Genome-wide association study; Imputation; GWAS quality control
A recent Genome-Wide Association Study (GWAS) of prostate cancer in a Japanese population identified five novel regions not previously discovered in other ethnicities. In this study, we attempt to replicate these five loci in a series of nested prostate cancer case-control studies of European ancestry.
We genotyped five SNPs: rs13385191 (chromosome 2p24), rs12653946 (5p15), rs1983891 (6p21), rs339331 (6p22) and rs9600079 (13q22), in 7,956 prostate cancer cases and 8,148 controls from a series of nested case-control studies within the NCI Breast and Prostate Cancer Cohort Consortium (BPC3). We tested each SNP for association with prostate cancer risk and assessed if associations differed with respect to disease severity and age of onset.

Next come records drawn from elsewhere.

#define F3DS_SCRATCH(X) \
    X(P16, pts)  X(unsigned char, img_depth) X(unsigned char, img_color) X(P16, spts) X(uint64_t, keys0) X(uint64_t, keys1) X(uint32_t, vals0) X(uint32_t, vals1) X(uint32_t, flags) X(uint32_t, incl) X(uint32_t, tiles) X(uint32_t, hist) X(uint32_t, seg_start) X(int, pt_voxel) X(uint32_t, labels) \
    X(uint32_t, vkey) X(uint32_t, vcount) X(float, vf) X(int, nbr) X(int, nbrT) X(uint64_t, hkeys) X(uint32_t, hvals) X(float, boxes) X(uint32_t, ckey) X(uint32_t, cell_start) X(uint64_t, chk) X(uint32_t, chv) X(uint32_t, chvals) X(int, seed_orig) X(uint32_t, keep) X(int, seed_kept) \
    X(uint32_t, owner0) X(uint32_t, ownR) X(float, dist0) X(unsigned char, R) X(float, hc) X(uint32_t, hcount) X(uint32_t, hlo) X(uint32_t, hhi) X(int, ghost_vox) X(unsigned char, ghost_active) X(unsigned char, ghost_done) X(uint32_t, ghost_head) X(uint32_t, ghost_next) \
    X(uint32_t, loff) X(float, rows) X(int, row_voxel) X(float, racc0) X(uint32_t, rcnt0) X(float, rrec0) X(unsigned char, ralive0) X(uint64_t, ehk) X(uint64_t, ekeys0) X(uint64_t, ekeys1) X(uint32_t, evals0) X(uint32_t, evals1) X(uint32_t, ea0) X(uint32_t, eb0) \
    X(uint32_t, ea) X(uint32_t, eb) X(float, ew) X(uint32_t, eku) X(int, ehist) X(unsigned char, ealive) X(uint32_t, ev_epoch) X(uint32_t, ev_key) X(int, ev_prev) X(float, racc) X(uint32_t, rcnt) X(float, rrec) X(unsigned char, ralive) X(uint32_t, rhead) X(uint32_t, rtail) X(uint32_t, lnext) X(uint32_t, parent) X(uint32_t, markA) X(uint32_t, markB) X(uint32_t, tl) X(uint32_t, merges) \
     X(float, r_vf) X(uint32_t, r_owner) X(float, r_dist) X(float, r_hc) X(uint32_t, r_hcount) X(uint32_t, r_hlo) X(uint32_t, r_hhi) X(int, r_gvox) X(unsigned char, r_gact) X(unsigned char, r_gdone) X(uint32_t, r_ghead) X(uint32_t, r_gnext) X(uint32_t, r_tl) X(uint32_t, r_tcnt) X(int, r_seed) X(uint32_t, r_L) \
    X(uint32_t, tstamp) X(uint32_t, tround) X(uint32_t, hdirty) X(uint32_t, htiles) X(uint32_t, htcnt) X(uint32_t, vwl) X(uint32_t, vwl2) X(uint32_t, vtmask) \
     X(uint32_t, glut) X(uint32_t, truth_pts) X(uint32_t, tsum) X(uint32_t, tcol) X(uint32_t, tlab) X(uint32_t, ctab) X(uint32_t, csize) X(uint32_t, eroot) X(uint32_t, eincl) \
     X(uint32_t, hcnt) X(uint32_t, pslot) X(uint32_t, vlist) \
     X(uint32_t, u_src) X(uint32_t, u_voff) X(float, u_xyz) X(uint32_t, u_rgba) X(float, u_cent) X(float, u_nrm) \
    X(float, deltas) X(uint64_t, skeys0) X(uint64_t, skeys1) X(uint32_t, svals0) X(uint32_t, svals1) X(uint32_t, cdf_hist) X(float, cdf) X(uint32_t, root) X(uint32_t, rincl) X(uint32_t, rrank) X(uint2, pool) X(uint32_t, rstart) X(uint32_t, rnleaf) X(uint32_t, rcap) X(uint32_t, tile_n1) X(uint32_t, tile_ord) X(uint32_t, tile_slots) X(uint32_t, ilist) X(uint32_t, istart) X(uint32_t, ilen) X(uint32_t, icap) \
     X(uint32_t, lv_into) X(uint32_t, lv_at) X(uint32_t, lv_pfx) X(float, lv_thr) X(uint32_t, lv_tab) X(uint32_t, lv_nreg) X(uint32_t, lv_out) \
     \
    X(uint64_t, evl_k0) X(uint64_t, evl_k1) X(uint32_t, evl_v0) X(uint32_t, evl_v1) X(uint32_t, evl_flag) X(uint64_t, evl_bkey) X(uint32_t, evl_bcnt) X(uint64_t, evl_ukey) X(uint32_t, evl_ucnt) X(uint32_t, evl_glist) \
    X(uint32_t, evl_ssize) X(unsigned char, evl_used) X(float, evl_hterm) X(float, evl_mterm) X(float, evl_tterm) X(uint32_t, evl_tsize) X(uint32_t, evl_order) X(uint32_t, evl_slot) X(uint32_t, evl_counts) X(uint32_t, evl_out) \
     \
    X(uint32_t, trk_lab) X(uint32_t, trk_end) X(uint32_t, trk_out) X(uint32_t, trk_id) X(uint32_t, trk_tid) \
     \
    X(unsigned char, rgt_depth) X(unsigned char, rgt_color) X(uint32_t, rgt_lab) X(RgAcc, rgt_acc) X(unsigned char, rgt_out) \
     \
    X(unsigned char, rgc_depth) X(uint32_t, rgc_lab) X(uint64_t, rgc_k0) X(uint64_t, rgc_k1) X(uint32_t, rgc_v0) X(uint32_t, rgc_v1) X(uint32_t, rgc_rec) X(uint32_t, rgc_flag) X(uint64_t, rgc_ukey) X(uint32_t, rgc_ustart) X(uint32_t, rgc_uend) X(uint32_t, rgc_cnt) X(unsigned char, rgc_out) \
     \
    X(unsigned char, rgs_depth) X(uint32_t, rgs_lab) X(ShAcc, rgs_acc) X(unsigned char, rgs_out) \
     \
    X(unsigned char, rgk_depth) X(uint32_t, rgk_lab) X(uint32_t, rgk_parent) X(uint32_t, rgk_cnt) X(uint32_t, rgk_flag) X(unsigned char, rgk_out)
template <class T> struct Scratch { T* p = nullptr; size_t cap = 0; int slot = -1; };
#define F3DS_SCRATCH_SLOT(T, name) S_##name,
#define F3DS_SCRATCH_MEMBER(T, name) Scratch<T> name{nullptr, 0, S_##name};
#define F3DS_SCRATCH_VISIT(T, name) if (const int rc_ = f(name)) return rc_;
enum ScratchSlot { F3DS_SCRATCH(F3DS_SCRATCH_SLOT) N_SCRATCH };

}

Four SNPs (rs13385191, rs12653946, rs1983891 and rs339331) were significantly associated with prostate cancer risk (p-values ranging from 0.01 to 1.1×10-5). Allele frequencies and odds ratios were overall lower in our population of European descent compared to the discovery Asian population. SNP rs13385191 (C2orf43) was only associated with low-stage disease (p=0.009, case-only test). No other SNP showed association with disease severity or age of onset. We did not replicate the 13q22 SNP, rs9600079 (p=0.62).
Four SNPs associated with prostate cancer risk in an Asian population are also associated with prostate cancer risk in men of European descent.
This study illustrates the importance of evaluation of prostate cancer risk markers across ethnic groups.